How to complete this task — This task calls for copying every line in the data below that contains the word "blockTotals".

Data provided —
__________

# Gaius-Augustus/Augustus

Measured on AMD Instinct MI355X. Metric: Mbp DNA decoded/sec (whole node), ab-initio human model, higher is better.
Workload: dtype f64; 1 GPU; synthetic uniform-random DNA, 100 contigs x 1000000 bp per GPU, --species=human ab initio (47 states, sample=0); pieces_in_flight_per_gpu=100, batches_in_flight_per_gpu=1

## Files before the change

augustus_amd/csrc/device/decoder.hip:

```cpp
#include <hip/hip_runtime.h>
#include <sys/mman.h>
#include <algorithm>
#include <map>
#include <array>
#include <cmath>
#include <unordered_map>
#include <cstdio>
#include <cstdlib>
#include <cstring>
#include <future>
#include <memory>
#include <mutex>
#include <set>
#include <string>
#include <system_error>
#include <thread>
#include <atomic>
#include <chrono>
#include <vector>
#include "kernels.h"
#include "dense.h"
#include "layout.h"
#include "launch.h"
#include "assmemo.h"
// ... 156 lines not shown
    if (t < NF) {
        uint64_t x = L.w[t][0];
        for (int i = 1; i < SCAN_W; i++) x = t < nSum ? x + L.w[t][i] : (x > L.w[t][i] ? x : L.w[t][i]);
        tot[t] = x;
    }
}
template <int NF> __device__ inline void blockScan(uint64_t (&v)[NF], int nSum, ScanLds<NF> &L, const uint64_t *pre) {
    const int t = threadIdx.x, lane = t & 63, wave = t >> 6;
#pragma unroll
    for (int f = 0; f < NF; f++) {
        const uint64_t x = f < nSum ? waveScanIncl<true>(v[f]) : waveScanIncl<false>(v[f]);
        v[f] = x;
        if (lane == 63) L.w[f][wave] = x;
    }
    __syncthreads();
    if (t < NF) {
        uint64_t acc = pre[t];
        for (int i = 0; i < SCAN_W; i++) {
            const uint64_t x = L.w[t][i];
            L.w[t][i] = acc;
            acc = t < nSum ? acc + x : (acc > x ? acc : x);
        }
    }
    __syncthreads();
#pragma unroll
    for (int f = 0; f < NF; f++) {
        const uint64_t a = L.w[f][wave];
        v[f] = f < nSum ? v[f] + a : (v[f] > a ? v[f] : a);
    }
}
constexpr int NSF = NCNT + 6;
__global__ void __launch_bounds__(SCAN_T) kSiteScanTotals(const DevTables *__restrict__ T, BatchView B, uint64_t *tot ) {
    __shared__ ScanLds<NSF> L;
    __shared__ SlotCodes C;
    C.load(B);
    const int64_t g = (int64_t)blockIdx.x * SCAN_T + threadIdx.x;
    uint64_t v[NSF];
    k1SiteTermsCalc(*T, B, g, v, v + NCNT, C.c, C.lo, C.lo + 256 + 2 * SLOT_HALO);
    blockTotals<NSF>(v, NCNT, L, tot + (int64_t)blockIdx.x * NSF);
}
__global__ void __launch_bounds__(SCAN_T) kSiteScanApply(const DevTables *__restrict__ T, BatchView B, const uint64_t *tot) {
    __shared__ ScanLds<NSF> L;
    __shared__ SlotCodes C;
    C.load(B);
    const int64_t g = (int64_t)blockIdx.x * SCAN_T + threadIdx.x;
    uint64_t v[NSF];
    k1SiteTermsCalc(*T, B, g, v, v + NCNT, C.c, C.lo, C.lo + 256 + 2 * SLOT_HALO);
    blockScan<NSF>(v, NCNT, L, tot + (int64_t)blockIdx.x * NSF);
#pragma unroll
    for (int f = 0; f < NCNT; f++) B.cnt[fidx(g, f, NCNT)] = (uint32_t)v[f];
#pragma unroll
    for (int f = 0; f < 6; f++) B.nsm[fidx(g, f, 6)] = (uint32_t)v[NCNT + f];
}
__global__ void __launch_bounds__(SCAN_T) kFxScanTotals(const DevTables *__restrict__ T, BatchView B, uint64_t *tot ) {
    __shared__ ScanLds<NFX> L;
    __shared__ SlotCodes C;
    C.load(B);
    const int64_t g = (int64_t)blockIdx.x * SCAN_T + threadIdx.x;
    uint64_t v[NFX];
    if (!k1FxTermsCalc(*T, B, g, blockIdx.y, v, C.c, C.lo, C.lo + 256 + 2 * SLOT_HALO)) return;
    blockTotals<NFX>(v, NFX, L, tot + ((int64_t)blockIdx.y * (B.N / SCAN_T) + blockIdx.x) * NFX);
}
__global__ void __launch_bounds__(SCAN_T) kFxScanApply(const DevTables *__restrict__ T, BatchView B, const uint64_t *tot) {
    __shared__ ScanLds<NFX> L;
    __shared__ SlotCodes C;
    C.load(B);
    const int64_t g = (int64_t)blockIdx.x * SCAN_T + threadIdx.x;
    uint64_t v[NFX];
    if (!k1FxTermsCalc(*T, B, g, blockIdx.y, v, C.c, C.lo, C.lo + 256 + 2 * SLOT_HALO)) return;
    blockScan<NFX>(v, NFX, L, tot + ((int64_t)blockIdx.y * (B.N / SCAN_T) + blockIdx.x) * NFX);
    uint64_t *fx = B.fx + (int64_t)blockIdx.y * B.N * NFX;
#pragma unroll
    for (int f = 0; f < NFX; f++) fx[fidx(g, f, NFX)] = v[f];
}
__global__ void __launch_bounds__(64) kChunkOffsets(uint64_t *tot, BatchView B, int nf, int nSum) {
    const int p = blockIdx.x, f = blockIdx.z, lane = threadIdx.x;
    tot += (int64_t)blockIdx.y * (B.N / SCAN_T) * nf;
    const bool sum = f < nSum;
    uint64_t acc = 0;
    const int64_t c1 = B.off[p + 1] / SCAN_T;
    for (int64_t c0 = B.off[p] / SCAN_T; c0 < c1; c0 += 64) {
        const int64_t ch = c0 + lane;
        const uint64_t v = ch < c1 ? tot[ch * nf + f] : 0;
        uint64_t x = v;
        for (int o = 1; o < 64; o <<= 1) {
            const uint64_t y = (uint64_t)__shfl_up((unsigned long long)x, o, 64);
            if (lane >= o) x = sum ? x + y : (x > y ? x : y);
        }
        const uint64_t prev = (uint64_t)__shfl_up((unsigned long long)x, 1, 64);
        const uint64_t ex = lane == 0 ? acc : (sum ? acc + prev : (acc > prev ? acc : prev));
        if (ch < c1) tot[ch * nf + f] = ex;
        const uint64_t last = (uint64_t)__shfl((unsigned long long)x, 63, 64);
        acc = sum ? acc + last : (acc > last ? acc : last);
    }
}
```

__________

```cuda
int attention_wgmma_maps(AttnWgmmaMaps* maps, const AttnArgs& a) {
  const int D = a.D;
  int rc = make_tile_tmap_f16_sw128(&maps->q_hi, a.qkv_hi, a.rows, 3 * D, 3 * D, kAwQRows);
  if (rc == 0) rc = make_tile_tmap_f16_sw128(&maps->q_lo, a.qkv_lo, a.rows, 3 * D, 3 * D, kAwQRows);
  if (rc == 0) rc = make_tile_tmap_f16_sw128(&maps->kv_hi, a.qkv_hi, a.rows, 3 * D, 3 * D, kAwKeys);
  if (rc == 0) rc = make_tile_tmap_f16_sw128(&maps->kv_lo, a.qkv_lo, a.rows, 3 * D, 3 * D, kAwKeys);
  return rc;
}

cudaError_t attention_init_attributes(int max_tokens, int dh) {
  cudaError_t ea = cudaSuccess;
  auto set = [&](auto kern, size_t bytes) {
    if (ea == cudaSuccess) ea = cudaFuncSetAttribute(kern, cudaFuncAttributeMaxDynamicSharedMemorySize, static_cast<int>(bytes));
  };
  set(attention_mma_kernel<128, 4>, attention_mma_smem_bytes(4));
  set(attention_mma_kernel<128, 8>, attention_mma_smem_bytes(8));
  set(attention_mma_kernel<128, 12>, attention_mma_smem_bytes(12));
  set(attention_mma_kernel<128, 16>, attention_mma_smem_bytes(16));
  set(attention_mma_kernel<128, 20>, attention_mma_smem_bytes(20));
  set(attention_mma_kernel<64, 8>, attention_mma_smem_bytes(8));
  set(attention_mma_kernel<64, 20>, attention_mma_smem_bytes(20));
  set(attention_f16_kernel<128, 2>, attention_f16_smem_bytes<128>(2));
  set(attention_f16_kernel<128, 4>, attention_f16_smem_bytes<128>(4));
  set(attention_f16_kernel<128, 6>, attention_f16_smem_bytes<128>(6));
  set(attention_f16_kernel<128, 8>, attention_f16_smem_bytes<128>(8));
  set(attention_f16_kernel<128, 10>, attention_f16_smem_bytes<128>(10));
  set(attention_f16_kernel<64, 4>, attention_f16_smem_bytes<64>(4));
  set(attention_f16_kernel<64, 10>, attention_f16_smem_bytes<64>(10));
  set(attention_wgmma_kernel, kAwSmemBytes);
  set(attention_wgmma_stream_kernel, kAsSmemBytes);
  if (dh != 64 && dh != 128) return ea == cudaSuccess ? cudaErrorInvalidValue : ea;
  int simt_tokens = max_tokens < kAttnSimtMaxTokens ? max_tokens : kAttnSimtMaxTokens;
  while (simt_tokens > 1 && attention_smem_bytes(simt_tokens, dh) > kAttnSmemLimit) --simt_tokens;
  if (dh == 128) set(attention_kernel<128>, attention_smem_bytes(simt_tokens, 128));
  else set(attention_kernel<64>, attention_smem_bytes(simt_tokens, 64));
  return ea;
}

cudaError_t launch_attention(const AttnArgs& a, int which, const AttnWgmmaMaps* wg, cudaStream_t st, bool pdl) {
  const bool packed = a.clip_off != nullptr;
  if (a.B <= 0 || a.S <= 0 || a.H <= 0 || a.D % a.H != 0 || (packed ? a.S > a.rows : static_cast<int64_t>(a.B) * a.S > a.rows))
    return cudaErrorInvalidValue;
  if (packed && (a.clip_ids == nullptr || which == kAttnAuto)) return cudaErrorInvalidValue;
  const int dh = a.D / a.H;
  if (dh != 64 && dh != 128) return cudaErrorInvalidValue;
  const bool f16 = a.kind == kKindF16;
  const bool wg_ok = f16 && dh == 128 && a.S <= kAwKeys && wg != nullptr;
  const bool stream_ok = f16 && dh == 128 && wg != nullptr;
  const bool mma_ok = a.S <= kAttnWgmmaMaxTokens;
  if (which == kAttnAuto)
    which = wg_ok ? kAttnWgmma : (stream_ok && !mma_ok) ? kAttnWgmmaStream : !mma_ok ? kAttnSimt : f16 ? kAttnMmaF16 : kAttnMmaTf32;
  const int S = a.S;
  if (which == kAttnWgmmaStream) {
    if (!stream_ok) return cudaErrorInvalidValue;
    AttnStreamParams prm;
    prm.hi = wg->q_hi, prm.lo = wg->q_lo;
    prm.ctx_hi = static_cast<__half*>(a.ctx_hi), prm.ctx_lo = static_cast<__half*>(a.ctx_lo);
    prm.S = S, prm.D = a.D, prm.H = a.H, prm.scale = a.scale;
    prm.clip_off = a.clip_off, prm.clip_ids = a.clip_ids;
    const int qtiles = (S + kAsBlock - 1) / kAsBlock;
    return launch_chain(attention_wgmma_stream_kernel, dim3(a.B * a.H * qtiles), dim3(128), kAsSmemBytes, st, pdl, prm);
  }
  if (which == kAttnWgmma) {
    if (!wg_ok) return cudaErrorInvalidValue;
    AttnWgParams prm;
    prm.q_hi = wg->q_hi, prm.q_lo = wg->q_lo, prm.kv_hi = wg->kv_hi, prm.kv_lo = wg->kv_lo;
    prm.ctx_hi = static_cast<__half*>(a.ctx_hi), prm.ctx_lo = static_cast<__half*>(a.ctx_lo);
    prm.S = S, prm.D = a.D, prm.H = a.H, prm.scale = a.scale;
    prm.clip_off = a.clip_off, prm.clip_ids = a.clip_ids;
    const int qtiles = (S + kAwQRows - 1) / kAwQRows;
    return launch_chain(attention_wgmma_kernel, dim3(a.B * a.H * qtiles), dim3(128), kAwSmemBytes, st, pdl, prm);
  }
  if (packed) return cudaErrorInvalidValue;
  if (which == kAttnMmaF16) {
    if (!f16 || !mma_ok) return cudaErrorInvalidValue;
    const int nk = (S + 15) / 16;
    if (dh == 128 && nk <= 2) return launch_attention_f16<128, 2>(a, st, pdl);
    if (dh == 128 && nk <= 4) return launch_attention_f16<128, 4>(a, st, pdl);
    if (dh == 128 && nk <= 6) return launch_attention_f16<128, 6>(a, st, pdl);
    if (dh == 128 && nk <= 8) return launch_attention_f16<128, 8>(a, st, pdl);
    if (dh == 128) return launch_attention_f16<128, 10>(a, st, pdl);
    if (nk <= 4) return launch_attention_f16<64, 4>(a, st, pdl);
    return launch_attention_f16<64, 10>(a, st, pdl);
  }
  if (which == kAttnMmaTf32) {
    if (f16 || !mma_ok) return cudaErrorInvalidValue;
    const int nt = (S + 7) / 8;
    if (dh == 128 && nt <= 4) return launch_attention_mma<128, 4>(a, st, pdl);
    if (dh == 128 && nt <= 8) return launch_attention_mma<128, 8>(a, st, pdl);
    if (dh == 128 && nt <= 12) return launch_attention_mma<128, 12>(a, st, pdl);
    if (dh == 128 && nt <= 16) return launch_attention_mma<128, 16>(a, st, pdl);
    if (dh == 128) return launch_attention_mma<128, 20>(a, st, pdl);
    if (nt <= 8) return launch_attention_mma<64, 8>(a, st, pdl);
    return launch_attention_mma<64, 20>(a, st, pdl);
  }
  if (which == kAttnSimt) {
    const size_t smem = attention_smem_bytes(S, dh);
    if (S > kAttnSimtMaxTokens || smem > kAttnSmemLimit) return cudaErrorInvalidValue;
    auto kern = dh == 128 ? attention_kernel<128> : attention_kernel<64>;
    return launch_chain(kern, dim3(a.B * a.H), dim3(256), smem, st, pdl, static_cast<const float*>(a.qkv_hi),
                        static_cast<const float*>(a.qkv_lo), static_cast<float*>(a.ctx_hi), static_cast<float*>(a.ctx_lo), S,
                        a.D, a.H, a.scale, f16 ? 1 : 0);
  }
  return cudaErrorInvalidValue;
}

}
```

__________

Task answer —
    blockTotals<NSF>(v, NCNT, L, tot + (int64_t)blockIdx.x * NSF);
    blockTotals<NFX>(v, NFX, L, tot + ((int64_t)blockIdx.y * (B.N / SCAN_T) + blockIdx.x) * NFX);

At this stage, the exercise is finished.